Account blocked, thanks. Same ISP routing as his other pseudonyms.


----------



## conlechi (May 6, 2006)

Nice work 8)

Mark


----------



## taylormade-tt (May 14, 2007)

Good stuff 

Tom.


----------



## KammyTT (Jun 28, 2006)

was he really that bad?

maybe an idea to give him a second chance offer if he behaves himself, at least that way he can be moniored etc


----------



## Ikon66 (Sep 12, 2003)

KammyTT said:


> was he really that bad?
> 
> maybe an idea to give him a second chance offer if he behaves himself, at least that way he can be moniored etc


he really was - got a lot of members' back up with his posts - very negative in his attitude


----------



## KammyTT (Jun 28, 2006)

Ikon66 said:


> KammyTT said:
> 
> 
> > was he really that bad?
> ...


so how come private prozac is still a member :lol: :lol: :lol: :lol: (just kidding buddy)


----------



## Adam RRS (May 25, 2006)

KammyTT said:


> was he really that bad?
> 
> maybe an idea to give him a second chance offer if he behaves himself, at least that way he can be moniored etc


Kammy I think you forget very quickly....

Hes had enough chances.


----------



## Private Prozac (Jul 7, 2003)

KammyTT said:


> so how come private prozac is still a member :lol: :lol: :lol: :lol: (just kidding buddy)


Cock. :x


----------



## taylormade-tt (May 14, 2007)

Kev ,
He is Back again i think as berttie :roll: 
viewtopic.php?f=2&t=138836

same scenario, several posts ,gets beligerent, then visits the tuning section and gives his 2p worth.
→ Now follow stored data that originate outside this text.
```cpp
int32_t cpl_time_eval_batch(const cpl_problem_desc* d, int64_t batch, const double* d_x,
                            const double* d_mass, const uint8_t* d_env_tag, double* d_g,
                            double* d_jac, double* d_f, double* d_grad, double* d_norms,
                            void* stream, int32_t reps, double* ms_per_launch);
int32_t cpl_time_eval_batch_ex(const cpl_problem_desc* d, int64_t batch, const double* d_x,
                               const double* d_mass, const uint8_t* d_env_tag, double* d_g,
                               double* d_jac, double* d_f, double* d_grad, double* d_norms,
                               int32_t flags, void* stream, int32_t reps, double* ms_per_launch);

int32_t cpl_set_tuning(int32_t kernel_variant, int32_t tile_lds_kb, int32_t wg_threads, int32_t nt_stores,
                       int32_t reserved);

int32_t cpl_eval_batch_host(const cpl_problem_desc* d, int64_t batch, const double* h_x,
                            const double* h_mass, const uint8_t* h_env_tag, double* h_g,
                            double* h_jac, double* h_f, double* h_grad, double* h_norms,
                            int32_t flags);

typedef struct cpl_derivative_report {
  int64_t n_checked;
  int64_t n_flagged;
  double max_rel_error;
  int64_t worst_instance;
  int32_t worst_row;
  int32_t worst_col;
  double worst_exact, worst_approx;
} cpl_derivative_report;

int32_t cpl_derivative_test(const cpl_problem_desc* d, int64_t batch, const double* d_x,
                            const double* d_mass, const uint8_t* d_env_tag, double perturbation,
                            double tol, int32_t* d_inst_flagged, cpl_derivative_report* report,
                            void* stream);

int64_t cpl_kkt_workspace_doubles(int32_t nw, int32_t m);

int32_t cpl_lagrangian_grad(int64_t batch, int32_t n, int32_t m, int32_t nnz, const int32_t* d_col_ptr,
                            const int32_t* d_csc_k, const int32_t* d_csc_row, const double* d_grad,
                            const double* d_jac, const double* d_y, int32_t y_repeat, double* d_out, void* stream);
int32_t cpl_eval_lagrangian_grad(const cpl_problem_desc* d, int64_t batch, const double* d_x, const double* d_mass,
                                 const uint8_t* d_env_tag, const int32_t* d_col_ptr, const int32_t* d_csc_k,
                                 const int32_t* d_csc_row, const double* d_y, int32_t y_repeat,
                                 const uint8_t* d_active, double* d_out, void* stream);
int32_t cpl_lagrangian_hessian(const cpl_problem_desc* d, int64_t batch, const double* d_x, const double* d_y,
                               const uint8_t* d_active, const int32_t* d_free_idx, int32_t nf, double* d_H,
                               void* stream);
int32_t cpl_lagrangian_hessian_ex(const cpl_problem_desc* d, int64_t batch, const double* d_x, const double* d_y,
                                  const uint8_t* d_env_tag, const uint8_t* d_active, const int32_t* d_free_idx,
                                  int32_t nf, double* d_H, void* stream);
int32_t cpl_kkt_solve(int32_t mode, int64_t batch, int32_t nw, int32_t m, const double* d_M, const double* d_A,
                      const double* d_r1, const double* d_r2, const double* d_mu, const double* d_delta_w_last,
                      const uint8_t* d_active, double* d_dw, double* d_dy, double* d_delta_w, double* d_delta_c,
                      int32_t* d_info, double* d_ws, void* stream);
int32_t cpl_kkt_qd_solve(int64_t batch, int32_t nw, int32_t m, const double* d_W, const double* d_A,
                         const double* d_Dinv, const double* d_r1, const double* d_r2, const uint8_t* d_active,
                         double* d_delta_w_last, double* d_dw, double* d_dy, double* d_delta_w, double* d_ws,
                         void* stream);

int32_t cpl_ipm_trial_point(int64_t batch, int32_t n, int32_t nf, int32_t nw, const int64_t* d_free_idx,
                            const int64_t* d_fixed_idx, const double* d_Xbase, const double* d_w, const double* d_dir,
                            const double* d_alpha, const uint8_t* d_mask, const double* d_w_keep, double* d_wt,
                            double* d_X, void* stream);
int32_t cpl_ipm_judge_take(int64_t batch, int32_t nw, int32_t m, int32_t nf, int32_t nfilt, const int32_t* d_row_slack,
                           const double* d_gl, const uint8_t* d_hasL, const uint8_t* d_hasU, const double* d_wl0,
                           const double* d_wu0, const double* d_wt, const double* d_f_t, const double* d_g_t,
                           const double* d_alpha, const double* d_mu, const double* d_theta_k, const double* d_phi_k,
// ... 149 lines not shown
```

Measured before the change: 78.91 billion rows/s.

## Gate pipe-kernel loader reads into global time windows to separate reads from writes

```diff
diff --git a/centroidalplanner_amd/_abi.py b/centroidalplanner_amd/_abi.py
--- a/centroidalplanner_amd/_abi.py
+++ b/centroidalplanner_amd/_abi.py
@@ -181,6 +181,8 @@
         [_DESC_P, c_int64, c_void_p, c_void_p, c_void_p, c_void_p, c_void_p, c_void_p, c_void_p, c_void_p],
     ),
     "cpl_set_tuning": (c_int32, [c_int32, c_int32, c_int32, c_int32, c_int32]),
+    "cpl_set_read_window": (c_int32, [c_int32, c_int32]),
+    "cpl_read_window_plan": (c_int32, [_DESC_P, c_int64, _IP, _IP]),
     "cpl_residual_norms": (c_int32, [_DESC_P, c_int64, c_void_p, c_void_p, c_void_p]),
     "cpl_eval_batch_norms": (
         c_int32,
diff --git a/centroidalplanner_amd/csrc/cpl_kernels.hip b/centroidalplanner_amd/csrc/cpl_kernels.hip
--- a/centroidalplanner_amd/csrc/cpl_kernels.hip
+++ b/centroidalplanner_amd/csrc/cpl_kernels.hip
@@ -73,6 +73,7 @@
   const double* sc_dc;
   const int32_t* sc_row;
   const uint8_t* gate;
+  int32_t rw_period, rw_open, rw_polls;
 };
 static_assert(sizeof(KParams) < 4096, "kernel parameters must fit the kernarg segment");
 
@@ -1461,7 +1462,18 @@
   }
 }
 
-template <int ENVK, int NCW, bool NT, bool SC = false>
+__device__ __forceinline__ void read_window_wait(uint32_t period, uint32_t open, int polls) {
+  while (polls > 0) {
+    const uint32_t ph = (uint32_t)__builtin_amdgcn_s_memrealtime() % period;
+    if (ph < open) break;
+    int sl = (int)((period - ph) >> 2);
+    sl = sl < 1 ? 1 : sl;
+    polls -= sl;
+    for (; sl > 0; --sl) __builtin_amdgcn_s_sleep(1);
+  }
+}
+
+template <int ENVK, int NCW, bool NT, bool SC = false, bool RW = false>
 __global__ __launch_bounds__(64 * (NCW + 1)) void cpl_eval_pipe_kernel(const KParams K, int64_t batch,
                                                                         const double* __restrict__ x,
                                                                         const double* __restrict__ mass,
@@ -1542,6 +1554,7 @@
     int cur = 0;
     for (; t < ntiles; t += gridDim.x) {
       const int64_t tn = t + gridDim.x;
+      if (RW && tn < ntiles && K.rw_period) read_window_wait((uint32_t)K.rw_period, (uint32_t)K.rw_open, K.rw_polls);
       if (tn < ntiles) stage(tn, cur ^ 1);
       if (ENVK == CPL_ENV_MIXED) lds_barrier();
       if (HAS_SQ) lds_barrier();
@@ -2479,6 +2492,11 @@
 static int g_wg = 256;
 static int g_nt = 1;
 
+static int32_t g_rw_period_ns = 0, g_rw_open_ns = 0;
+constexpr int32_t RW_MAX_PERIOD_NS = 100000;
+constexpr int32_t RW_DEFAULT_PERIOD_NS = 1000, RW_DEFAULT_OPEN_NS = 120;
+constexpr int64_t RW_MIN_BYTES = (int64_t)1 << 29;
+
 static size_t tile_budget() { return g_lds_budget ? g_lds_budget : 48 * 1024; }
 static size_t pipe_budget() { return g_lds_budget ? g_lds_budget : 48 * 1024; }
 static bool use_rowstage() { return g_variant == VAR_ROWSTAGE; }
@@ -2691,6 +2709,22 @@
   return launched(c, "cpl_eval_entry_kernel launch", grid, ws);
 }
 
+static void read_window_policy(const KParams& K, int64_t batch, bool g, bool j, int32_t* period, int32_t* open) {
+  *period = *open = 0;
+  if (K.env_kind != CPL_ENV_NONE && K.env_kind != CPL_ENV_GROUND) return;
+  int32_t pns = g_rw_period_ns, ons = g_rw_open_ns;
+  if (pns < 0) return;
+  if (pns == 0) {
+    const int64_t bytes = batch * (int64_t)sizeof(double) * (K.n + (g ? K.m : 0) + (j ? K.nnz : 0));
+    if (bytes < RW_MIN_BYTES) return;
+    pns = RW_DEFAULT_PERIOD_NS;
+    ons = RW_DEFAULT_OPEN_NS;
+  }
+  *period = pns / 10 > 0 ? pns / 10 : 1;
+  *open = ons / 10 > 0 ? ons / 10 : 1;
+  if (*open > *period) *open = *period;
+}
+
 static int32_t launch_pipe(const EvalCall& c, KParams& K, StreamCtx* C) {
   const LGradArgs* lg = c.lg;
   const int csc_doubles = lg ? (K.n + 1 + 2 * K.nnz + 1) / 2 : 0;
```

this guy is thick as ... or i may be wrong ....i suspect i am not though :roll:

Tom.


----------



## Adam RRS (May 25, 2006)

He's not very good at covering his true identity is he?! All his posts have that bolchy, chip on shoulder feel to them!

Well spotted Tom.


----------



## taylormade-tt (May 14, 2007)

Adam RRS said:


> He's not very good at covering his true identity is he?! All his posts have that bolchy, chip on shoulder feel to them!
> 
> Well spotted Tom.


Cheers Adam 

Tom.


----------



## kmpowell (May 6, 2002)

Looking into it - thanks


----------